Christmas is the busiest time of the year for everyone. There’s so much to do, especially if you are planning to have family and loved ones visit this year. The tree needs to be decorated, there’s planning and shopping for gifts to do, there’s food and baking to prepare for…the list goes on.

What about your pets though, particularly cats? A reality all cat owners must face is a huge number of hazards to watch out for during this busy time of the year. Luckily, we have some cat care-based solutions. These tips will help you both enjoy the holiday season without throwing an emergency trip to your veterinarian into the mix!

Problem #1: Christmas Trees

Who doesn’t love Christmas trees? They’re a classic symbol of the Christmas season. Unfortunately, your cat is also a fan of them. It’s hard to keep a cat from playing with Christmas trees and their decorations. Glass balls, garlands, beads, fake snow, ribbons, strings of Christmas lights, candy canes…you name it, it’s all hazardous for kitty. Your kitty may also get the bright idea to climb up and into the tree!

The type of tree you decide to decorate can also pose problems. If you chose to put a real tree in your home for Christmas, your kitty may want to drink the water from the tree stand which contains tree oils that are toxic to cats. Accidents such as bowel obstructions and poisoning can happen when Christmas trees and cats are mixed together, leading to an emergency trip to the veterinary hospital.

Solutions: Aside from keeping a close eye on your kitty during the day, it’s best to put up your tree in a confined room where the door can be shut. Keep your kitty distracted while the tree is being decorated by providing them with toys and even a few treats away from the excitement. You may even need to put kitty in a separate room with the door shut when it’s time to decorate. You will need to confine your kitty away from the tree whenever you are not at home or sleeping as well.
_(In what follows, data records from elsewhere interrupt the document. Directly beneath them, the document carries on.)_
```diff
@@ -313,27 +321,33 @@
 #pragma unroll
             for (int rt = 0; rt < RTW; ++rt) {
                 const long long row = row_base + 32 * (rt0 + rt) + j;
-                if (row < M) {
+                if (FULL || row < M) {
                     float *o = C + (size_t)phys(row) * ldc + col0;
-#pragma unroll
-                    for (int q = 0; q < 4; ++q) {
-                        const int c = col0 + 4 * q;
-                        if (c + 4 <= ldc)
+                    if (32 * cw + 32 <= ldc) {
+#pragma unroll
+                        for (int q = 0; q < 4; ++q)
                             *reinterpret_cast<float4 *>(o + 4 * q) = make_float4(acc[rt][0][4 * q], acc[rt][0][4 * q + 1], acc[rt][0][4 * q + 2], acc[rt][0][4 * q + 3]);
+                    } else {
+                        const int c0 = 32 * cw + 16 * ((tid_t >> 5) & 1);
+#pragma unroll
+                        for (int q = 0; q < 4; ++q) {
+                            if (c0 + 4 * q + 4 <= ldc)
+                                *reinterpret_cast<float4 *>(o + 4 * q) = make_float4(acc[rt][0][4 * q], acc[rt][0][4 * q + 1], acc[rt][0][4 * q + 2], acc[rt][0][4 * q + 3]);
+                        }
                     }
                 }
             }
         };
-        const bool act0 = 32 * cw < a.N[0], act1 = 32 * cw < a.N[1], act2 = 32 * cw < a.N[2];
+        const bool act0 = 32 * cw < ta.N[0], act1 = 32 * cw < ta.N[1], act2 = 32 * cw < ta.N[2];
         float amax[RTW];
         zero_acc();
         if (act0) {
-            h2_mfma_layer<RTW, 1, S0, 0, ML_WSTEP, SLOT>(wsrd, a.wbase[0], woff, lds_b, lane, acc, []() {}, [&]() { if (MODE == 1) { load_addend(0); load_addend(1); } });
+            h2_mfma_layer<RTW, 1, S0, 0, ML_WSTEP, SLOT>(wsrd, ta.wbase[0], woff, lds_b, lane, acc, []() {}, [&]() { if (MODE == 1) { load_addend(0); load_addend(1); } });
             MLP_STAMP(3);
-            if (a.R) activate(0, amax, std::true_type{}); else activate(0, amax, std::false_type{});
+            if (ta.R) activate(0, amax, std::true_type{}); else activate(0, amax, std::false_type{});
             MLP_STAMP(4);
-            if (MODE == 0 && a.T0) {
-                store(a.T0, a.ldt0);
+            if (MODE == 0 && ta.T0) {
+                store(ta.T0, ta.ldt0);
 #pragma unroll
                 for (int rt = 0; rt < RTW; ++rt) tmax_run[0] = fmaxf(tmax_run[0], amax[rt]);
             }
@@ -342,11 +356,11 @@
         MLP_STAMP(5);
         zero_acc();
         if (act1) {
-            h2_mfma_layer<RTW, 1, S1, 0, ML_WSTEP, SLOT>(wsrd, a.wbase[1], woff, lds_b, lane, acc, []() {});
+            h2_mfma_layer<RTW, 1, S1, 0, ML_WSTEP, SLOT>(wsrd, ta.wbase[1], woff, lds_b, lane, acc, []() {});
             MLP_STAMP(6);
             activate(1, amax, std::false_type{});
-            if (MODE == 0 && a.T1) {
-                store(a.T1, a.ldt1);
+            if (MODE == 0 && ta.T1) {
+                store(ta.T1, ta.ldt1);
 #pragma unroll
                 for (int rt = 0; rt < RTW; ++rt) tmax_run[1] = fmaxf(tmax_run[1], amax[rt]);
             }
@@ -357,12 +371,12 @@
         float4 wl4[4];
         zero_acc();
         if (act2) {
-            h2_mfma_layer<RTW, 1, S2, 0, ML_WSTEP, SLOT>(wsrd, a.wbase[2], woff, lds_b, lane, acc, []() {});
+            h2_mfma_layer<RTW, 1, S2, 0, ML_WSTEP, SLOT>(wsrd, ta.wbase[2], woff, lds_b, lane, acc, []() {});
             MLP_STAMP(8);
             activate(2, amax, std::false_type{});
             MLP_STAMP(9);
-            if (MODE != 1) store(a.C, a.ldc);
-            if (MODE == 0 && a.tmax) {
+            if (MODE != 1) store(ta.C, ta.ldc);
+            if (MODE == 0 && ta.tmax) {
 #pragma unroll
                 for (int rt = 0; rt < RTW; ++rt) tmax_run[2] = fmaxf(tmax_run[2], amax[rt]);
             }
@@ -373,7 +387,7 @@
             for (int it = 0; it < (8 * RT * 45 + 255) / 256; ++it) {
                 const int idx = tid_t + 256 * it, ls = idx / 45, ch = idx - ls * 45;
                 const long long sidx = row_base / 4 + ls;
-                cfv[it] = (idx < 8 * RT * 45 && sidx * 4 < M) ? a.CF[(size_t)sidx * a.ldcf + ch] : 0.f;
+                cfv[it] = (idx < 8 * RT * 45 && (FULL || sidx * 4 < M)) ? ta.CF[(size_t)sidx * ta.ldcf + ch] : 0.f;
             }
 #pragma unroll
             for (int q4 = 0; q4 < 4; ++q4) wl4[q4] = *reinterpret_cast<const float4 *>(s_wl + col0 + 4 * q4);
@@ -395,9 +409,9 @@
                 float4 d4 = *reinterpret_cast<const float4 *>(exch + tid * 4);
                 if (RS) { d4.z = 0.f; d4.w = 0.f; }
                 const float d = __fadd_rn(__fadd_rn(d4.x, d4.y), __fadd_rn(d4.z, d4.w));
-                float wv = hnr_div(1.f, 1.f + expf(-(d + a.b_last[0])));
+                float wv = hnr_div(1.f, 1.f + expf(-(d + ta.b_last[0])));
                 wv *= s_vm[tid];
-                if (a.frame_w) wv *= a.frame_w[tid & 3];
+                if (ta.frame_w) wv *= ta.frame_w[tid & 3];
                 s_w[tid] = wv;
             }
             MLP_LDS_BARRIER();
@@ -407,11 +421,11 @@
                 for (int it = 0; it < (8 * RT * 45 + 255) / 256; ++it) {
                     const int idx = tid_t + 256 * it, ls = idx / 45, ch = idx - ls * 45;
                     const long long sidx = row_base / 4 + ls;
-                    if (idx < 8 * RT * 45 && sidx * 4 < M) {
+                    if (idx < 8 * RT * 45 && (FULL || sidx * 4 < M)) {
                         float fsum = 0.f, wsum = 0.f;
 #pragma unroll
                         for (int v = 0; v < 4; ++v) { const float wv = s_w[4 * ls + v]; fsum += s_f[(4 * ls + v) * 48 + ch] * wv; wsum += wv; }
-                        float *o = a.X7 + (size_t)sidx * a.ld7;
+                        float *o = ta.X7 + (size_t)sidx * ta.ld7;
                         __builtin_nontemporal_store(cfv[it], o + ch);
                         __builtin_nontemporal_store(hnr_div(fsum, wsum + 1e-6f), o + 45 + ch);
                     }
@@ -422,15 +436,21 @@
         if (S3 > 0) {
             publish(3, act2, amax);
             zero_acc();
-            if (32 * wave < a.N[3]) {
-                h2_mfma_layer<RTW, 1, (S3 > 0 ? S3 : 1), 0, ML_WSTEP, SLOT>(wsrd, a.wbase[3], woff, lds_b, lane, acc, []() {});
+            if (32 * wave < ta.N[3]) {
+                h2_mfma_layer<RTW, 1, (S3 > 0 ? S3 : 1), 0, ML_WSTEP, SLOT>(wsrd, ta.wbase[3], woff, lds_b, lane, acc, []() {});
                 activate(3, amax, std::false_type{});
-                store(a.C2, a.ldc2);
+                store(ta.C2, ta.ldc2);
             }
         }
         MLP_STAMP(11);
         __syncthreads();
         MLP_STAMP(12);
+    };
+    {
+        const int n_full = (int)(M / ROWS);
+        int tile = blockIdx.x;
+        for (; tile < n_full; tile += gridDim.x) run_tile(tile, std::true_type{});
+        if (tile < n_tiles) run_tile(tile, std::false_type{});
     }
     if (MODE == 0 && a.tmax) {
         __syncthreads();
@@ -514,7 +534,8 @@
     __syncthreads();
     const float dw0 = meta[ML_DESC + 0], dw1 = meta[ML_DESC + 1], dw2 = meta[ML_DESC + 2], b_last = a.b_last[0];
     const f32x2 slope2 = {a.slope, a.slope};
-    for (int tile = blockIdx.x * MW_WAVES + wave; tile < n_tiles; tile += gridDim.x * MW_WAVES) {
+    auto run_tile = [&](const int tile, auto full_tag) {
+        constexpr bool FULL = decltype(full_tag)::value;
         int lane = tid & 63;
         asm volatile("" : "+v"(lane));
         const int h = lane >> 5, j = lane & 31;
@@ -522,7 +543,7 @@
         {
             const int ls = j >> 2, v = j & 3;
             long long sidx = sbase + ls;
-            if (sidx >= n_samp) sidx = n_samp - 1;
+            if (!FULL && sidx >= n_samp) sidx = n_samp - 1;
             const float *pw = a.loc_w + (size_t)a.vs_item[sidx] * 3;
             const float x = pw[0], y = pw[1], z = pw[2];
             if (h == 0) {
@@ -541,17 +562,20 @@
             }
         }
         MW_WAVE_FENCE();
+        int r3[3], q3[3];
+#pragma unroll
+        for (int k = 0; k < 3; ++k) { const int idx = lane + 64 * k; r3[k] = idx / 12; q3[k] = idx - r3[k] * 12; }
         float inv;
         {
             float4 f4[6];
 #pragma unroll
             for (int it = 0; it < 6; ++it) {
-                const int idx = lane + 64 * it, row = idx / 12, q = idx - row * 12;
+                const int row = r3[it % 3] + 16 * (it / 3), q = q3[it % 3];
                 f4[it] = *reinterpret_cast<const float4 *>(a.fm + (size_t)s_pix[row] + 4 * q);
             }
 #pragma unroll
             for (int it = 0; it < 6; ++it) {
-                const int idx = lane + 64 * it, row = idx / 12, q = idx - row * 12;
+                const int row = r3[it % 3] + 16 * (it / 3), q = q3[it % 3];
                 if (q == 11) { f4[it].y = s_dd[row * 3]; f4[it].z = s_dd[row * 3 + 1]; f4[it].w = s_dd[row * 3 + 2]; }
                 const float m = fmaxf(fmaxf(fabsf(f4[it].x), fabsf(f4[it].y)), fmaxf(fabsf(f4[it].z), fabsf(f4[it].w)));
                 atomicMax(s_max + row, __float_as_uint(m));
@@ -559,7 +583,7 @@
             MW_WAVE_FENCE();
 #pragma unroll
             for (int it = 0; it < 6; ++it) {
-                const int idx = lane + 64 * it, row = idx / 12, q = idx - row * 12, c = 4 * q;
+                const int row = r3[it % 3] + 16 * (it / 3), q = q3[it % 3], c = 4 * q;
                 const float sc = pow2f(row_scale_exp(__uint_as_float(s_max[row])));
                 unsigned ph0, pm0, ph1, pm1;
                 split2h(__fmul_rn(f4[it].x, sc), __fmul_rn(f4[it].y, sc), ph0, pm0);
@@ -573,7 +597,7 @@
         float4 ad[2][4];
         {
             long long sidx = sbase + (j >> 2);
-            if (sidx >= n_samp) sidx = n_samp - 1;
+            if (!FULL && sidx >= n_samp) sidx = n_samp - 1;
             const float *rrow = a.R + (size_t)sidx * a.ldr + 16 * h;
 #pragma unroll
             for (int c = 0; c < 2; ++c)
@@ -668,9 +692,9 @@
         float *s_x7 = reinterpret_cast<float *>(wl);
 #pragma unroll
         for (int it = 0; it < 2; ++it) {
-            const int p = lane + 64 * it, ls = p / 12, q = p - ls * 12;
+            const int p = lane + 64 * it, ls = r3[it], q = q3[it];
             long long sidx = sbase + ls;
-            if (sidx >= n_samp) sidx = n_samp - 1;
+            if (!FULL && sidx >= n_samp) sidx = n_samp - 1;
             if (p < 96) {
                 float4 fv[4];
 #pragma unroll
@@ -697,12 +721,18 @@
         for (int it = 0; it < 3; ++it) {
             const int idx = lane + 64 * it, ls = idx / 23, c4 = idx - ls * 23;
             const long long sidx = sbase + ls;
-            if (idx < 8 * 23 && sidx < n_samp) {
+            if (idx < 8 * 23 && (FULL || sidx < n_samp)) {
                 const f32x4m v = *reinterpret_cast<const f32x4m *>(s_x7 + ls * 92 + 4 * c4);
                 __builtin_nontemporal_store(v, reinterpret_cast<f32x4m *>(a.X7 + (size_t)sidx * a.ld7 + 4 * c4));
             }
         }
         MW_WAVE_FENCE();
+    };
+    {
+        const int n_full = (int)(n_samp / 8);
+        int tile = blockIdx.x * MW_WAVES + wave;
+        for (; tile < n_full; tile += gridDim.x * MW_WAVES) run_tile(tile, std::true_type{});
+        if (tile < n_tiles) run_tile(tile, std::false_type{});
     }
 }
 
@@ -744,37 +774,48 @@
     const float dw0 = meta[ML_DESC + 0], dw1 = meta[ML_DESC + 1], dw2 = meta[ML_DESC + 2];
     const float bfin[3] = {a.b_fin[0], a.b_fin[1], a.b_fin[2]};
     const f32x2 slope2 = {a.slope, a.slope};
-    for (int tile = blockIdx.x * MX_WAVES + wave; tile < n_tiles; tile += gridDim.x * MX_WAVES) {
+    auto run_tile = [&](const int tile, auto full_tag) {
+        constexpr bool FULL = decltype(full_tag)::value;
         int lane = tid & 63;
         asm volatile("" : "+v"(lane));
         const int h = lane >> 5, j = lane & 31;
         const long long sbase = (long long)tile * 32;
         if (h == 0) s_max[j] = 0u;
         MW_WAVE_FENCE();
+        int r3[3], q3[3];
+#pragma unroll
+        for (int k = 0; k < 3; ++k) { const int idx = lane + 64 * k; r3[k] = idx / 12; q3[k] = idx - r3[k] * 12; }
+        const float *xrow[3];
+#pragma unroll
+        for (int k = 0; k < 3; ++k) xrow[k] = a.X7 + (size_t)(sbase + r3[k]) * a.ld7 + 4 * q3[k];
         float inv;
         float4 f4[12];
 #pragma unroll
         for (int it = 0; it < 12; ++it) {
-            const int idx = lane + 64 * it, row = idx / 24, q = idx - row * 24;
-            long long sidx = sbase + row;
-            if (sidx >= n_samp) sidx = n_samp - 1;
-            if (q < 23) {
-                f4[it] = *reinterpret_cast<const float4 *>(a.X7 + (size_t)sidx * a.ld7 + 4 * q);
+            const int hf = it / 6, radd = 16 * ((it / 3) & 1), row = r3[it % 3] + radd, q = q3[it % 3] + 12 * hf;
+            const float *src = xrow[it % 3] + (size_t)radd * a.ld7 + 48 * hf;
+            if (!FULL) {
+                long long sidx = sbase + row;
+                if (sidx >= n_samp) sidx = n_samp - 1;
+                src = a.X7 + (size_t)sidx * a.ld7 + 4 * q;
+            }
+            if (hf == 0 || q < 23) {
+                f4[it] = *reinterpret_cast<const float4 *>(src);
             } else f4[it] = make_float4(0.f, 0.f, 0.f, 0.f);
         }
 #pragma unroll
         for (int it = 0; it < 12; ++it) {
-            const int idx = lane + 64 * it, row = idx / 24, q = idx - row * 24;
-            if (q == 22) { f4[it].z = 0.f; f4[it].w = 0.f; }
+            const int hf = it / 6, row = r3[it % 3] + 16 * ((it / 3) & 1), q = q3[it % 3] + 12 * hf;
+            if (hf == 1 && q == 22) { f4[it].z = 0.f; f4[it].w = 0.f; }
             const float m = fmaxf(fmaxf(fabsf(f4[it].x), fabsf(f4[it].y)), fmaxf(fabsf(f4[it].z), fabsf(f4[it].w)));
             atomicMax(s_max + row, __float_as_uint(m));
         }
         MW_WAVE_FENCE();
         auto planes_half = [&](int half) {
 #pragma unroll
-            for (int it = 0; it < 12; ++it) {
-                const int idx = lane + 64 * it, row = idx / 24, q = idx - row * 24, c = 4 * q - 48 * half;
-                if (c >= 0 && c < 48) {
+            for (int i6 = 0; i6 < 6; ++i6) {
+                const int it = 6 * half + i6, row = r3[it % 3] + 16 * ((it / 3) & 1), c = 4 * q3[it % 3];
+                {
                     const float sc = pow2f(row_scale_exp(__uint_as_float(s_max[row])));
                     unsigned ph0, pm0, ph1, pm1;
                     split2h(__fmul_rn(f4[it].x, sc), __fmul_rn(f4[it].y, sc), ph0, pm0);
@@ -843,7 +884,7 @@
         };
         const char *wp = lds + lane * 16, *bp = wl + lane * 16;
         long long srow = sbase + j;
-        const bool ok = srow < n_samp;
+        const bool ok = FULL || srow < n_samp;
         if (!ok) srow = n_samp - 1;
         zero_acc();
         mw_layer<3>(wp, bp, acc);
@@ -926,6 +967,12 @@
             reinterpret_cast<float4 *>(a.decoded)[a.vs_item[srow]] = out;
         }
         MW_WAVE_FENCE();
+    };
+    {
+        const int n_full = (int)(n_samp / 32);
+        int tile = blockIdx.x * MX_WAVES + wave;
+        for (; tile < n_full; tile += gridDim.x * MX_WAVES) run_tile(tile, std::true_type{});
+        if (tile < n_tiles) run_tile(tile, std::false_type{});
     }
 }
 
@@ -1099,8 +1146,12 @@
         const int64_t tiles = (M_cap + 32 * RT_ - 1) / (32 * RT_);                                                                      \
         const int wgs = mlp3_wgs_per_cu(S0_, RT_, 0) * n_cu, grid = (int)(tiles < wgs ? tiles : wgs);                                              \
         static PerDeviceOnce attr;                                                                                                      \
-        if (attr.first()) HNR_HIP_CHECK(hipFuncSetAttribute(reinterpret_cast<const void *>(mlp3_kernel<S0_, S1_, S2_, S3_, 0, RT_>), hipFuncAttributeMaxDynamicSharedMemorySize, ldsb)); \
-        mlp3_kernel<S0_, S1_, S2_, S3_, 0, RT_><<<grid, 256, ldsb, st>>>(a);                                                             \
+        if (attr.first()) {                                                                                                             \
+            HNR_HIP_CHECK(hipFuncSetAttribute(reinterpret_cast<const void *>(mlp3_kernel<S0_, S1_, S2_, S3_, 0, RT_, false>), hipFuncAttributeMaxDynamicSharedMemorySize, ldsb)); \
+            HNR_HIP_CHECK(hipFuncSetAttribute(reinterpret_cast<const void *>(mlp3_kernel<S0_, S1_, S2_, S3_, 0, RT_, true>), hipFuncAttributeMaxDynamicSharedMemorySize, ldsb)); \
+        }                                                                                                                               \
+        if (seg_stride > 0) mlp3_kernel<S0_, S1_, S2_, S3_, 0, RT_, true><<<grid, 256, ldsb, st>>>(a);                                  \
+        else mlp3_kernel<S0_, S1_, S2_, S3_, 0, RT_, false><<<grid, 256, ldsb, st>>>(a);                                                \
         mlp3_probe_print(st, n_layers, K[0]);                                                                                          \
         HNR_LAUNCH_CHECK();                                                                                                             \
         return HNR_OK;                                                                                                                  \
```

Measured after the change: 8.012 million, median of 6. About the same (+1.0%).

If your cat’s encounter with a Christmas tree is unavoidable, there are ways to cat-proof your tree. Try using a citrus repellant to spray on or near the tree; it can add a pleasant smell for you and keep your cat away (cats hate citrus smells!). You may need to re-apply the spray whenever necessary. If you insist on using a real tree for Christmas, find a covered tree stand to keep any kitten from drinking the water out of it or conceal your current one.

One creative solution we can offer is to vary your form of Christmas tree this year. For example, if you own a lot of books, why not make a book tree this year? There are lots of great ideas for how to make a book tree online if you don’t know already. You can set it up wherever your kitty can’t reach, leaving you ample room for decoration!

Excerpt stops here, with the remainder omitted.